- [SOURCE INFORMATION]
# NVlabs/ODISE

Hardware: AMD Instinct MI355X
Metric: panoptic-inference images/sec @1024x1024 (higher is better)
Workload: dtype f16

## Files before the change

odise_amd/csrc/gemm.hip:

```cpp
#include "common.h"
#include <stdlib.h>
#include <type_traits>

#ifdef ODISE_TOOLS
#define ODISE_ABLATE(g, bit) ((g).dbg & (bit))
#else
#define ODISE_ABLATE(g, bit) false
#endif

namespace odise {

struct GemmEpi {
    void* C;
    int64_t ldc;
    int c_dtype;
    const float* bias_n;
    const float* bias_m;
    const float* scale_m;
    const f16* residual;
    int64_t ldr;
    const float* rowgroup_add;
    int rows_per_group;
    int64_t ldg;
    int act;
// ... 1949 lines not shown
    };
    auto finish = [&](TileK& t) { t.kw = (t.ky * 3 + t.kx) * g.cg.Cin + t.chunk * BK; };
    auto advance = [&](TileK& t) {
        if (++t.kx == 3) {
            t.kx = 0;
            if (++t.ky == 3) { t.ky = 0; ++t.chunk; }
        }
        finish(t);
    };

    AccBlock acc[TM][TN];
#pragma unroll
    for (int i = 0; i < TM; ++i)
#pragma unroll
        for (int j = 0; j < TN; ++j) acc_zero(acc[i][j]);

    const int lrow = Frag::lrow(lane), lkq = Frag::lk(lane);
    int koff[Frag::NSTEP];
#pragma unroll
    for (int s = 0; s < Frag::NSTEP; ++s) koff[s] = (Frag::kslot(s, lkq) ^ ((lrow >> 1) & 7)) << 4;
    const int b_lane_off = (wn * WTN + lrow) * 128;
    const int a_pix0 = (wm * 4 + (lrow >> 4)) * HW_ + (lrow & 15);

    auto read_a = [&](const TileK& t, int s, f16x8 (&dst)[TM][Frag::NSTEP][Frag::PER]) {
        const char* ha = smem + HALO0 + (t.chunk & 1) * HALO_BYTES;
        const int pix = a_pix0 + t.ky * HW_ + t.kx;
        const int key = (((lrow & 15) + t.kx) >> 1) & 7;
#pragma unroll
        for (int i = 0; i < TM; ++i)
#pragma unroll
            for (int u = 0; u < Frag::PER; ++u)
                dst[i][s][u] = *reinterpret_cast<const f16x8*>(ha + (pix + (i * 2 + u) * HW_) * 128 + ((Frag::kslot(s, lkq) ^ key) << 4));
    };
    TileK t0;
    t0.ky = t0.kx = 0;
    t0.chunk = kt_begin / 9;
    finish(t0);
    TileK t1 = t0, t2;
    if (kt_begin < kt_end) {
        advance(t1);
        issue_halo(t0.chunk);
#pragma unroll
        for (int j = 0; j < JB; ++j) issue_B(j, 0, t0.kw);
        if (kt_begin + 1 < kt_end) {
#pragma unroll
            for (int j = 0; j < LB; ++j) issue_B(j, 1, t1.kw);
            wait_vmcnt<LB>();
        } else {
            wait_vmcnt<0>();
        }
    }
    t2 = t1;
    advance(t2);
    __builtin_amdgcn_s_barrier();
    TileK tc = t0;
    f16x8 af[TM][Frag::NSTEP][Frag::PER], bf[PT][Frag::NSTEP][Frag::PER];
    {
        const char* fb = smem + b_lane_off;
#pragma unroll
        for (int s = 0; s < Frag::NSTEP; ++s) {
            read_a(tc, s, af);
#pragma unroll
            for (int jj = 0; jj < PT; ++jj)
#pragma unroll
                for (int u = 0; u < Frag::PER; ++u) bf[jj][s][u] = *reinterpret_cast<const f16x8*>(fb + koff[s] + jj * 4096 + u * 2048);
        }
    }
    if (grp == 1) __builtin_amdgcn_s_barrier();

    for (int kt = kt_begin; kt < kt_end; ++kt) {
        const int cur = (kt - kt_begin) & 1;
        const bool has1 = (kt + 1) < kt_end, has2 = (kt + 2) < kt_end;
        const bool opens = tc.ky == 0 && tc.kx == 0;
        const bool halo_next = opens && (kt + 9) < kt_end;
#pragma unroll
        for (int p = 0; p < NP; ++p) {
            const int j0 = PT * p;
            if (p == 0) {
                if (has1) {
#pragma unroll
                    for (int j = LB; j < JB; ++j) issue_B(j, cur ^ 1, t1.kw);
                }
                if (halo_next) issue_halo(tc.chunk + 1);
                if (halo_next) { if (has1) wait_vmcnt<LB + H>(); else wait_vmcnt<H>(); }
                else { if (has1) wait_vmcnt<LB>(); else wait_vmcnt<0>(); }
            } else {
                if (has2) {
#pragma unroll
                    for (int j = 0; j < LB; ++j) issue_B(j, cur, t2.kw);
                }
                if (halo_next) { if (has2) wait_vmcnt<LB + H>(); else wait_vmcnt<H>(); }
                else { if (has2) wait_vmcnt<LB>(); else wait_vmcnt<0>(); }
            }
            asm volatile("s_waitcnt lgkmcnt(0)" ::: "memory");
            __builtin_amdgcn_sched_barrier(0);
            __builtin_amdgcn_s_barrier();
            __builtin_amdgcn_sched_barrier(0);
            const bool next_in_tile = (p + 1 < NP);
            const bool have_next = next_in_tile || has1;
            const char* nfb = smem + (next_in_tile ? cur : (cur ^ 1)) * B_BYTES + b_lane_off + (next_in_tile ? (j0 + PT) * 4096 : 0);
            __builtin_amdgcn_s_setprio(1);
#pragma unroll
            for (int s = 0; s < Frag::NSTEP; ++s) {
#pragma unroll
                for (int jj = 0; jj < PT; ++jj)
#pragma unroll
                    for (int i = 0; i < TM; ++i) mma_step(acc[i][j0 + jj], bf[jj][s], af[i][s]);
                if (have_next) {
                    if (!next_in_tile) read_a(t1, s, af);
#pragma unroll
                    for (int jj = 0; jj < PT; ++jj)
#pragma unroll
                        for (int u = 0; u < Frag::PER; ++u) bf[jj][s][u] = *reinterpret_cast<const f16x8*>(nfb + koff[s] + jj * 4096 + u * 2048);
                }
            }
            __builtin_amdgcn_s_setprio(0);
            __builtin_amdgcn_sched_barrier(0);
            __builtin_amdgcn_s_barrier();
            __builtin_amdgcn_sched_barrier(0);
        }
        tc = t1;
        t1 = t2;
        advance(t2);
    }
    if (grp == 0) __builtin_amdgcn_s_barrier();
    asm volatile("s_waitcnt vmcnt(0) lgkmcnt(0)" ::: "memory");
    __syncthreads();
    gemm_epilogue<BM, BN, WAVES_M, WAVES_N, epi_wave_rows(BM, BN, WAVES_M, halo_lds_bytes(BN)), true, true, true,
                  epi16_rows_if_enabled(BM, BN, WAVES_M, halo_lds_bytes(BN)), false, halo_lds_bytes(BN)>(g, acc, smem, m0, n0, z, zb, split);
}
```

...

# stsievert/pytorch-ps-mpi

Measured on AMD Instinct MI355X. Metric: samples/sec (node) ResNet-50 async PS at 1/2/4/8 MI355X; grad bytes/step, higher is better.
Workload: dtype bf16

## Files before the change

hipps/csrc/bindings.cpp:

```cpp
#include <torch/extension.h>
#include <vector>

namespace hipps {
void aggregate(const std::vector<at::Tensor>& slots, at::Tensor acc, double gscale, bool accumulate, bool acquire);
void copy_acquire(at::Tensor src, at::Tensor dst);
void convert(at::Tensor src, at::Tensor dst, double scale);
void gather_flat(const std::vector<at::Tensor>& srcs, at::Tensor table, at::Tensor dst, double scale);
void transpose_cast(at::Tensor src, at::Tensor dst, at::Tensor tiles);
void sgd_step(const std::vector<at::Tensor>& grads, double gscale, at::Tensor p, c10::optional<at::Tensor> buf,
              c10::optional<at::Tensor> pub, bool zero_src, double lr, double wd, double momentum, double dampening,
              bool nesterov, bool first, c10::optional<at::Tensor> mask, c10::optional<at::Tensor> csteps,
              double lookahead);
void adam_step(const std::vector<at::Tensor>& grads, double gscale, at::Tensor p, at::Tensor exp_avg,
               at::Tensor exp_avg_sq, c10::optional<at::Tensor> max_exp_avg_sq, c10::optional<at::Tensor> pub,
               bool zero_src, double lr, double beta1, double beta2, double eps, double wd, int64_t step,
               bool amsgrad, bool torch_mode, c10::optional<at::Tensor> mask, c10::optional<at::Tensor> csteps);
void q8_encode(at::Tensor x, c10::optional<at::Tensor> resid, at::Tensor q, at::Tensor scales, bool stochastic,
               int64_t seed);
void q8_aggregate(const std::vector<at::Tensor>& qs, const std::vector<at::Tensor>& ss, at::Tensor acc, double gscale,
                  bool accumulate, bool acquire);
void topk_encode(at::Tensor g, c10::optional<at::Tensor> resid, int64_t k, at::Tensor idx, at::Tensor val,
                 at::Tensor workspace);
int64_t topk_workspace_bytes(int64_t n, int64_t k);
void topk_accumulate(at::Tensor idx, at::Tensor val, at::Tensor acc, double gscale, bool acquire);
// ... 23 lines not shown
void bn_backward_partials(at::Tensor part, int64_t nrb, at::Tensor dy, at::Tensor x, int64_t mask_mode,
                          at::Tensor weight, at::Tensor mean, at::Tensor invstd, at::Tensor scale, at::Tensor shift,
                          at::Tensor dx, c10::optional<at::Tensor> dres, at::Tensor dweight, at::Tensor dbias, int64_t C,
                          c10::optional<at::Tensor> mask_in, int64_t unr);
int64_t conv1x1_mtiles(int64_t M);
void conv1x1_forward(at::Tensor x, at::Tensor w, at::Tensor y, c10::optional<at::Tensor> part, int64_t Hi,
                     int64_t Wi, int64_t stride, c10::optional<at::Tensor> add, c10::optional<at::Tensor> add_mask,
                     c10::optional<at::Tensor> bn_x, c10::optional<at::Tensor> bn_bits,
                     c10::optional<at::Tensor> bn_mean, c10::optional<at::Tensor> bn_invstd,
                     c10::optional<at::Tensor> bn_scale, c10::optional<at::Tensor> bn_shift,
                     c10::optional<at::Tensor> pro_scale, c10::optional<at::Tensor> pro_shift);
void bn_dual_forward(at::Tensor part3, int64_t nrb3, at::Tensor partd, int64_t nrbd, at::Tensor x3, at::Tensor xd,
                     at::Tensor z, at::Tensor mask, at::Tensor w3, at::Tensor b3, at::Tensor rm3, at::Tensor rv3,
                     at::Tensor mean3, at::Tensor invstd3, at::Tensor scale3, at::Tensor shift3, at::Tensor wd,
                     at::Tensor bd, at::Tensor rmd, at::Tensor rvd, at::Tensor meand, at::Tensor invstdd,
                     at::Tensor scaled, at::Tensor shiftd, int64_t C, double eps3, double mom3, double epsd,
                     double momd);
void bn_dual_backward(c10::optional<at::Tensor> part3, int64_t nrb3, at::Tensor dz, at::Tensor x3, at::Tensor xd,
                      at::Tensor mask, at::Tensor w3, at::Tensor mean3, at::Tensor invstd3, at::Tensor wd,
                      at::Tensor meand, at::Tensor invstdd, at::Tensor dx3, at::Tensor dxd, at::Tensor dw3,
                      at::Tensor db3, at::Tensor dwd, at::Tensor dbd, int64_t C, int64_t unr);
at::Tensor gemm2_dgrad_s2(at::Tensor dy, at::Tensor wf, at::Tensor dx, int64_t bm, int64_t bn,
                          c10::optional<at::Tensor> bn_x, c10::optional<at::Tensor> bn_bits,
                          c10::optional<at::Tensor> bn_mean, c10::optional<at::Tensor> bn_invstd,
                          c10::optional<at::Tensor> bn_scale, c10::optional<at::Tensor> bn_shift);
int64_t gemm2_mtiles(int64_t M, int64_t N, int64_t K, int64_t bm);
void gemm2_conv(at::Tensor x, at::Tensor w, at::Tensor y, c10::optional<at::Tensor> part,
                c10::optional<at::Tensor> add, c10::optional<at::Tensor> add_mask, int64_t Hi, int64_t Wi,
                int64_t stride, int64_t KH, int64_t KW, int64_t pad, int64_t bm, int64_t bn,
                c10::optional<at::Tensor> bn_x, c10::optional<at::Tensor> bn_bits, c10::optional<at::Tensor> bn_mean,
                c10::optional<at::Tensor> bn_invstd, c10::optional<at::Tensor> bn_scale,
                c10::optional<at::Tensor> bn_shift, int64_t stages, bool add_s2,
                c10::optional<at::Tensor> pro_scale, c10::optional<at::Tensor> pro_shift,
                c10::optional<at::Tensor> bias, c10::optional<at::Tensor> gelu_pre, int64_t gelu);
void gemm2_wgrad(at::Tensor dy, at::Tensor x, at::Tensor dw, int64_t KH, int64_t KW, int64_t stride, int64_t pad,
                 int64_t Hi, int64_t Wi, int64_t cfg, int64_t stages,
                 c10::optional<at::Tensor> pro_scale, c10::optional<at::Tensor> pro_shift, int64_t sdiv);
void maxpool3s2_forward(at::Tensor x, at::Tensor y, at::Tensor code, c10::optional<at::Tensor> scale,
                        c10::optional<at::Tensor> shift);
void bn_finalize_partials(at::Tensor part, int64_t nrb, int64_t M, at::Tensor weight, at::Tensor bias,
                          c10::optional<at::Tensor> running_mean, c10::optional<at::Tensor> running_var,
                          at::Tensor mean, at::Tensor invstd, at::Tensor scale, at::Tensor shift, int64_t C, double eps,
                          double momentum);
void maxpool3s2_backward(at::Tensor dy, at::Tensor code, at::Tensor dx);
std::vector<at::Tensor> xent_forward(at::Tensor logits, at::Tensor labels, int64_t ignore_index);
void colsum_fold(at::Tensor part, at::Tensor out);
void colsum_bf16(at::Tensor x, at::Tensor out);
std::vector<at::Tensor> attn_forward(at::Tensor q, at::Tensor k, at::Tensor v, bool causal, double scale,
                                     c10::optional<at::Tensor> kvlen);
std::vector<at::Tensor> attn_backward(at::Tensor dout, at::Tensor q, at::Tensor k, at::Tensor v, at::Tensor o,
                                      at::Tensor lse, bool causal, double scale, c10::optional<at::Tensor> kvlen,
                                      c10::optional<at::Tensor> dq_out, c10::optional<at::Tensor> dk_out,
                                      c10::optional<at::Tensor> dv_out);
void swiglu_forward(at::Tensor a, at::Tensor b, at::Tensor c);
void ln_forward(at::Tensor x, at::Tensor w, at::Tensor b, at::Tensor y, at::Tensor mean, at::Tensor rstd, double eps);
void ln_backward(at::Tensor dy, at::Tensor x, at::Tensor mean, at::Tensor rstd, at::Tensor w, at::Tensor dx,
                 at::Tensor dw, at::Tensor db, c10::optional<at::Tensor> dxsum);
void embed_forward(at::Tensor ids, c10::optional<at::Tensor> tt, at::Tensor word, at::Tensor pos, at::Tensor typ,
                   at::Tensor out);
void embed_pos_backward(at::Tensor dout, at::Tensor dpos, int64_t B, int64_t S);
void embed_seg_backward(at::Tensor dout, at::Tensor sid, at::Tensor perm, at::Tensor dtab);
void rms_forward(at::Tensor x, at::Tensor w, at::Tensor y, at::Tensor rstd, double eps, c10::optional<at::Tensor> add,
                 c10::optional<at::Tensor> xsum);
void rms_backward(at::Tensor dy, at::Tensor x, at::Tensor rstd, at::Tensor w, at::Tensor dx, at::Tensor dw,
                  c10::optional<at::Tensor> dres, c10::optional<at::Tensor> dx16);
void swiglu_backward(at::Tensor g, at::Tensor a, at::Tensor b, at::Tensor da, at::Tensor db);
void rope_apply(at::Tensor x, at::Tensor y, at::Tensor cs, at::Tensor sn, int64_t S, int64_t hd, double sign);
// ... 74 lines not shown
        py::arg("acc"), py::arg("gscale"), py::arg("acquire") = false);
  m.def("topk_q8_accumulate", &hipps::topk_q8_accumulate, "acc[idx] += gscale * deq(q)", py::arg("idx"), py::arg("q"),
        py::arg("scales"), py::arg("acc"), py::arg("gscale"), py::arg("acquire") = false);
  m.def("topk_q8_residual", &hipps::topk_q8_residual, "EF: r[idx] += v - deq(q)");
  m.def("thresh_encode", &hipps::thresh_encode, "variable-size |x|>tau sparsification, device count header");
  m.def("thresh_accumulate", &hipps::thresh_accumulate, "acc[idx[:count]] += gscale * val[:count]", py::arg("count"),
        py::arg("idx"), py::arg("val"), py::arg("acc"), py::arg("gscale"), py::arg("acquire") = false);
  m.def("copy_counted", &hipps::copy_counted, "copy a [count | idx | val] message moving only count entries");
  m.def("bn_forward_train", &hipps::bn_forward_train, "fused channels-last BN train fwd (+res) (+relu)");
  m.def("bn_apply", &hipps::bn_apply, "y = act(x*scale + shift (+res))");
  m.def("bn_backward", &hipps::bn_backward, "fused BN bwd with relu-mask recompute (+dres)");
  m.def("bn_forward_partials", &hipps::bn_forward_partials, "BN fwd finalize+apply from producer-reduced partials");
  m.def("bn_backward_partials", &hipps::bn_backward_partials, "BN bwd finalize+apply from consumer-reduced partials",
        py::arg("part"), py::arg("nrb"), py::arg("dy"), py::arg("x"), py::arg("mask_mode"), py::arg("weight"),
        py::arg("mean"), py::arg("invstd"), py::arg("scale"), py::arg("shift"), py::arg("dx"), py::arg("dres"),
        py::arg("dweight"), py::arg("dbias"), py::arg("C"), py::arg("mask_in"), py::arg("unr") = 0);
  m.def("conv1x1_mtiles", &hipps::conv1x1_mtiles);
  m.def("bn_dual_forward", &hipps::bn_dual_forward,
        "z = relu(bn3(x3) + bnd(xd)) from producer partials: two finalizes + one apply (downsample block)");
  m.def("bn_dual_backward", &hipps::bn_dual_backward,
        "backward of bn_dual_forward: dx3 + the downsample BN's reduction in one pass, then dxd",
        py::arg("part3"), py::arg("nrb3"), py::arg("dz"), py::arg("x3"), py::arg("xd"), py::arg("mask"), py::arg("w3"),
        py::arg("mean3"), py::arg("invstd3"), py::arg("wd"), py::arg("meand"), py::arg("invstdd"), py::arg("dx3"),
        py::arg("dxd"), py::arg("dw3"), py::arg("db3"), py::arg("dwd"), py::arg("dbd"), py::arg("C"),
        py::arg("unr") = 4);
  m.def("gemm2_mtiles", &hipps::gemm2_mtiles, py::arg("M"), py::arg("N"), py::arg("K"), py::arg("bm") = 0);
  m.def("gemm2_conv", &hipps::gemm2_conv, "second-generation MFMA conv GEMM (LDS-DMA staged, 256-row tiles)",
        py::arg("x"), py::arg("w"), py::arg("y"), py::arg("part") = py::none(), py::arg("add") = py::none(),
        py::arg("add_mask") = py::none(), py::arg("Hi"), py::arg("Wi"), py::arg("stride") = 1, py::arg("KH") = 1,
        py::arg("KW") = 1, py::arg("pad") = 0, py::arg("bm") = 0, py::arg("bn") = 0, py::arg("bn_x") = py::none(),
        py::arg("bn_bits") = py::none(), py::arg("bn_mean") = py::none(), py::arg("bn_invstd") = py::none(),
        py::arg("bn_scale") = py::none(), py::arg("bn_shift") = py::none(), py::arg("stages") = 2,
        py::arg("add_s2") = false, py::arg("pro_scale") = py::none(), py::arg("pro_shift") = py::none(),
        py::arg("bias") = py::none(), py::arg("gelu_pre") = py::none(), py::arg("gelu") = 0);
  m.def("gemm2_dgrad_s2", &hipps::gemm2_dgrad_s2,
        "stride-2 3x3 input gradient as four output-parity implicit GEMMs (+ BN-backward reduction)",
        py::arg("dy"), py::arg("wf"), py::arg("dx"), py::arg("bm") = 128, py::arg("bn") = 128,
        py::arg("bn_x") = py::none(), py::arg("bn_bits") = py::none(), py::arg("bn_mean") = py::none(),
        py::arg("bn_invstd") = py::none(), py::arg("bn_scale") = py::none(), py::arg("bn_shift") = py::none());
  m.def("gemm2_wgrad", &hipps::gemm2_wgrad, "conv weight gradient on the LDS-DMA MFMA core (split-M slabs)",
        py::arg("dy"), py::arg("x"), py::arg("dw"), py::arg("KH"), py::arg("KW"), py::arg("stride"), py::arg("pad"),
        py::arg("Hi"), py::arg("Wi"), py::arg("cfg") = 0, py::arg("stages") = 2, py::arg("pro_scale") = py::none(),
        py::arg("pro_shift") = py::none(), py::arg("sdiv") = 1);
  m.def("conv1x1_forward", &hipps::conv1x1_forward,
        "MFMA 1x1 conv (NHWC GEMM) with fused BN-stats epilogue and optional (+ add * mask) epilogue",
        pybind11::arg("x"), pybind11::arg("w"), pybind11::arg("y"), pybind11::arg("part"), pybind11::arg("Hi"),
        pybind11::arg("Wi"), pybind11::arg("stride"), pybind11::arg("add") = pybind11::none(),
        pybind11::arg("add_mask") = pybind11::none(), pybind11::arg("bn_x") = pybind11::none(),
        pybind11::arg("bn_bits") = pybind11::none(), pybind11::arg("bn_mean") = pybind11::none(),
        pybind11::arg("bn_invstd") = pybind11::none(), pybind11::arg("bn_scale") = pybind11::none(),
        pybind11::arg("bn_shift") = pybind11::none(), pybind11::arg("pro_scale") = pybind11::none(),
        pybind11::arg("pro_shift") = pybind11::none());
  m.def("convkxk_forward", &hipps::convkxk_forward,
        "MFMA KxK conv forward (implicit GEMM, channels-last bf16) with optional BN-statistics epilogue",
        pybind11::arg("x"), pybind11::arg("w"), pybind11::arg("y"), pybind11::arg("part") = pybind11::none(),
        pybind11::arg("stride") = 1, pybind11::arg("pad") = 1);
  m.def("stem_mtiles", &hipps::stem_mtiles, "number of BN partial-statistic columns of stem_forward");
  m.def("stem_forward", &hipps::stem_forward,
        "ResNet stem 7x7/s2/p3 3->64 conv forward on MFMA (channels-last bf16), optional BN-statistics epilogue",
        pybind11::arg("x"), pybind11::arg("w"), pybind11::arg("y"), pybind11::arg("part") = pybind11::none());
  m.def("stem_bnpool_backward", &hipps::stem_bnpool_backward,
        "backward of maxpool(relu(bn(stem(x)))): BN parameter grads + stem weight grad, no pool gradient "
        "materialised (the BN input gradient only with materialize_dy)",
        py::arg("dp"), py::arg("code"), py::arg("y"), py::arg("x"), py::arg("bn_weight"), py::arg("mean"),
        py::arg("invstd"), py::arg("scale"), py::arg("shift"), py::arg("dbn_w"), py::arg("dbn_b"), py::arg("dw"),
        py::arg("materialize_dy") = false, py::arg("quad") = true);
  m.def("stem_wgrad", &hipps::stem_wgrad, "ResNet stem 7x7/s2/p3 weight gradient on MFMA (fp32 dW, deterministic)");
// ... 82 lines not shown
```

- [WHAT YOU ARE ASKED TO DO]
For this exercise, gather every line of the data that contains the word "downsample".

- [RESULT OF THIS TASK]
        "z = relu(bn3(x3) + bnd(xd)) from producer partials: two finalizes + one apply (downsample block)");
        "backward of bn_dual_forward: dx3 + the downsample BN's reduction in one pass, then dxd",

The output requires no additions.